Let me know if you want to help Pi out. I’m sure he’d like some help getting his design working again.

One final gem

As one final gem: some of the most challenging problems I’ve had to deal with have involved debugging memory. The CPU might read a value from memory and do something inappropriate with it. When you then try to debug the CPU, it can be very difficult to tell where the problematic value got written to memory in the first place.

If you ever find yourself stuck dealing with this problem, try the following.

First, let’s assume for discussion purposes that your memory model logic looks something like:

	always @(posedge i_clk)
	if (i_write)
		mem[i_addr] <= i_data;

Here’s the trick: check for everytime the value at this memory location changes, and print something out anytime it does. In Verilog, this check could easily look like:

	localparam [ADDRESS_WIDTH-1:0]	BUGGY_ADDRESS = // Whatever ...;
	reg	[31:0]	track_value;

	assign	track_value = mem[BUGGY_ADDRESS];

	always @(track_value)
		$display("mem[0x%08x] <= %08x at time %t",
			BUGGY_ADDRESS, track_valu, $time);

Of course, this logic won’t synthesize, so you’ll want to remove it as soon as you are done debugging, but it should be enough to get you to the next step.

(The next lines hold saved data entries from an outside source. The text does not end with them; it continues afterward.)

# acrlabs/kube-scheduler-rs-reference

Hardware: AMD Instinct MI355X
Metric: pod x node predicate evals/s (higher is better)
Workload: dtype int64

## Files before the change

kube_scheduler_rs_reference_amd/csrc/kernels_build.hpp:

```cpp
#pragma once
#include <hip/hip_runtime.h>
#include <stdint.h>

#include "../../include/ksched.h"
#include "apply_admit.hpp"
#include "kernels_direct.hpp"
#include "tile_index.hpp"

namespace ksched {

struct BuildFitArgs {
    const int64_t *ncpu, *nmem;
    uint64_t *tables, *aux;
    const uint32_t *tile_list;
    const uint32_t *dirty;
    uint32_t n, rows, row_cpu;
};

__device__ __forceinline__ int64_t shfl_xor_key(int64_t x, uint32_t j) {
    const uint32_t lo = (uint32_t)__shfl_xor((int)(uint32_t)x, (int)j, 64), hi = (uint32_t)__shfl_xor((int)(uint32_t)((uint64_t)x >> 32), (int)j, 64);
    return (int64_t)(((uint64_t)hi << 32) | lo);
}
__device__ __forceinline__ uint32_t shfl_xor_key(uint32_t x, uint32_t j) { return (uint32_t)__shfl_xor((int)x, (int)j, 64); }

template <class K>
__device__ __forceinline__ void bitonic_sort_tile(K &kv, uint32_t &ki, K *s_key, uint16_t *s_idx, uint32_t i) {
    for (uint32_t k = 2; k <= (uint32_t)kTileNodes; k <<= 1) {
        for (uint32_t j = k >> 1; j > 0; j >>= 1) {
            K pv;
            uint32_t pi;
            if (j >= 64u) {
                s_key[i] = kv;
                s_idx[i] = (uint16_t)ki;
                __syncthreads();
                pv = s_key[i ^ j];
                pi = s_idx[i ^ j];
                __syncthreads();
            } else {
                pv = shfl_xor_key(kv, j);
                pi = shfl_xor_key(ki, j);
            }
            const bool ascending = (i & k) == 0u, lower = (i & j) == 0u;
            const bool p_less = pv < kv || (pv == kv && pi < ki);
            const bool take = (lower == ascending) ? p_less : !p_less;
            kv = take ? pv : kv;
            ki = take ? pi : ki;
        }
    }
    s_key[i] = kv;
    s_idx[i] = (uint16_t)ki;
    __syncthreads();
}

__global__ __launch_bounds__(1024) void k_build_tile_fit(const BuildFitArgs a) {
    kernarg_warm<sizeof(BuildFitArgs)>();
    __shared__ int64_t s_key[kTileNodes];
    __shared__ uint16_t s_idx[kTileNodes];
    __shared__ uint64_t s_wave[16];
    __shared__ uint64_t s_rows[kFitRows * kTileWords];
    const uint32_t tile = a.tile_list ? a.tile_list[blockIdx.x] : blockIdx.x;
    if (a.dirty && a.dirty[tile] != a.dirty[gridDim.x]) return;
    const uint32_t res = blockIdx.y;
    const int64_t *col = res == 0 ? a.ncpu : a.nmem;
    const uint32_t base = tile * kTileNodes;
    const uint32_t m = min((uint32_t)kTileNodes, a.n - base);
    const uint32_t i = threadIdx.x, lane = i & 63u, wave = i >> 6;
    int64_t kv = (i < m) ? col[base + i] : INT64_MAX;
    uint32_t ki = i;
    bitonic_sort_tile(kv, ki, s_key, s_idx, i);
    uint64_t *aux = a.aux + (size_t)tile * kAuxWords;
    {
        int64_t t;
        if (i == 0) {
            t = s_key[kTileNodes - 1];
        } else {
            const uint32_t L = 31u - (uint32_t)__builtin_clz(i), j = i - (1u << L);
            t = s_key[((2u * j + 1u) << (9u - L)) - 1u];
        }
        reinterpret_cast<int64_t *>(aux)[(size_t)res * kAuxTreeWords + i] = t;
    }
    {
        const bool live = ki < m;
        const uint32_t sub = ki / kSubNodes;
        const uint64_t x = live ? (1ull << (8u * sub)) : 0ull;
        uint64_t incl = x;
#pragma unroll
        for (uint32_t d = 1; d < 64; d <<= 1) {
            const uint32_t lo = (uint32_t)__shfl_up((int)(uint32_t)incl, d, 64), hi = (uint32_t)__shfl_up((int)(uint32_t)(incl >> 32), d, 64);
            if (lane >= d) incl += ((uint64_t)hi << 32) | lo;
        }
        if (lane == 63) s_wave[wave] = incl;
        __syncthreads();
        uint64_t before = 0, total = 0;
        for (uint32_t w = 0; w < 16; ++w) {
            const uint64_t t = s_wave[w];
            before += (w < wave) ? t : 0ull;
            total += t;
        }
        const uint64_t excl = before + incl - x;
        uint64_t *cnt = aux + 2u * kAuxTreeWords + (size_t)res * kCntEntries;
        cnt[i] = excl;
        if (i < (uint32_t)kCntEntries - (uint32_t)kTileNodes) cnt[kTileNodes + i] = total;
        __syncthreads();
        s_idx[i] = 0xFFFFu;
        __syncthreads();
        if (live) s_idx[sub * kSubNodes + (uint32_t)((excl >> (8u * sub)) & 0xFFull)] = (uint16_t)(ki & (kSubNodes - 1u));
    }
    __syncthreads();
    {
        const uint32_t sub = i >> 7, c = i & 127u;
        uint64_t *mine = s_rows + c * kTileWords + 2u * sub;
        const uint32_t node = s_idx[sub * kSubNodes + c];
        uint64_t lo = (node < 64u) ? (1ull << node) : 0ull, hi = (node >= 64u && node < 128u) ? (1ull << (node - 64u)) : 0ull;
        if (i < (uint32_t)kTileWords) s_rows[(kFitRows - 1) * kTileWords + i] = 0ull;
        auto shfl_down64 = [](uint64_t x, uint32_t d) -> uint64_t {
            const uint32_t l = (uint32_t)__shfl_down((int)(uint32_t)x, d, 64), h = (uint32_t)__shfl_down((int)(uint32_t)(x >> 32), d, 64);
            return ((uint64_t)h << 32) | l;
        };
#pragma unroll
        for (uint32_t d = 1; d < 64u; d <<= 1) {
            const uint64_t olo = shfl_down64(lo, d), ohi = shfl_down64(hi, d);
            if (lane + d < 64u) {
                lo |= olo;
                hi |= ohi;
            }
        }
        if ((c >> 6) == 1u && lane == 0) {
            s_wave[2u * sub] = lo;
            s_wave[2u * sub + 1u] = hi;
        }
        __syncthreads();
        if ((c >> 6) == 0u) {
            lo |= s_wave[2u * sub];
            hi |= s_wave[2u * sub + 1u];
        }
        mine[0] = lo;
        mine[1] = hi;
    }
    __syncthreads();
    uint64_t *T = a.tables + ((size_t)tile * a.rows + a.row_cpu + (size_t)res * kFitRows) * kTileWords;
    for (uint32_t k = i; k < (uint32_t)kFitRows * kTileWords; k += 1024u) T[k] = s_rows[k];
}

struct BuildListArgs {
    const uint32_t *nlab;
    uint8_t *lists;
    const uint32_t *tile_list;
    uint32_t n, nlist;
    uint32_t list_col[kMaxListKeys];
};
__global__ __launch_bounds__(1024) void k_build_tile_list(const BuildListArgs a) {
    kernarg_warm<sizeof(BuildListArgs)>();
    __shared__ uint32_t s_key[kTileNodes];
    __shared__ uint16_t s_idx[kTileNodes];
    const uint32_t tile = a.tile_list ? a.tile_list[blockIdx.x] : blockIdx.x, j = blockIdx.y, i = threadIdx.x;
    const uint32_t base = tile * kTileNodes;
    const uint32_t m = min((uint32_t)kTileNodes, a.n - base);
    uint32_t kv = (i < m) ? a.nlab[(size_t)a.list_col[j] * a.n + base + i] : 0u;
    uint32_t ki = i;
    bitonic_sort_tile(kv, ki, s_key, s_idx, i);
    uint8_t *L = a.lists + ((size_t)tile * a.nlist + j) * kListBytes;
    reinterpret_cast<uint32_t *>(L)[i] = kv;
    reinterpret_cast<uint16_t *>(L + kTileNodes * 4u)[i] = (uint16_t)ki;
}
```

The next step is to look at the output of your simulation to find where in the trace the wrong value got written to memory. Now go look up that time in the trace, and you’ll be able to continue your work backwards through the logic until you can find the source of your bug.

Oh, and yes, you can use this basic technique when using a Verilator C++ model as well, it’s just that the code for it will look a bit different. Indeed, this technique would’ve sent Pi directly to his problem. Perhaps he’ll even read this article and manage to find his bug, since he is an avid reader of this blog.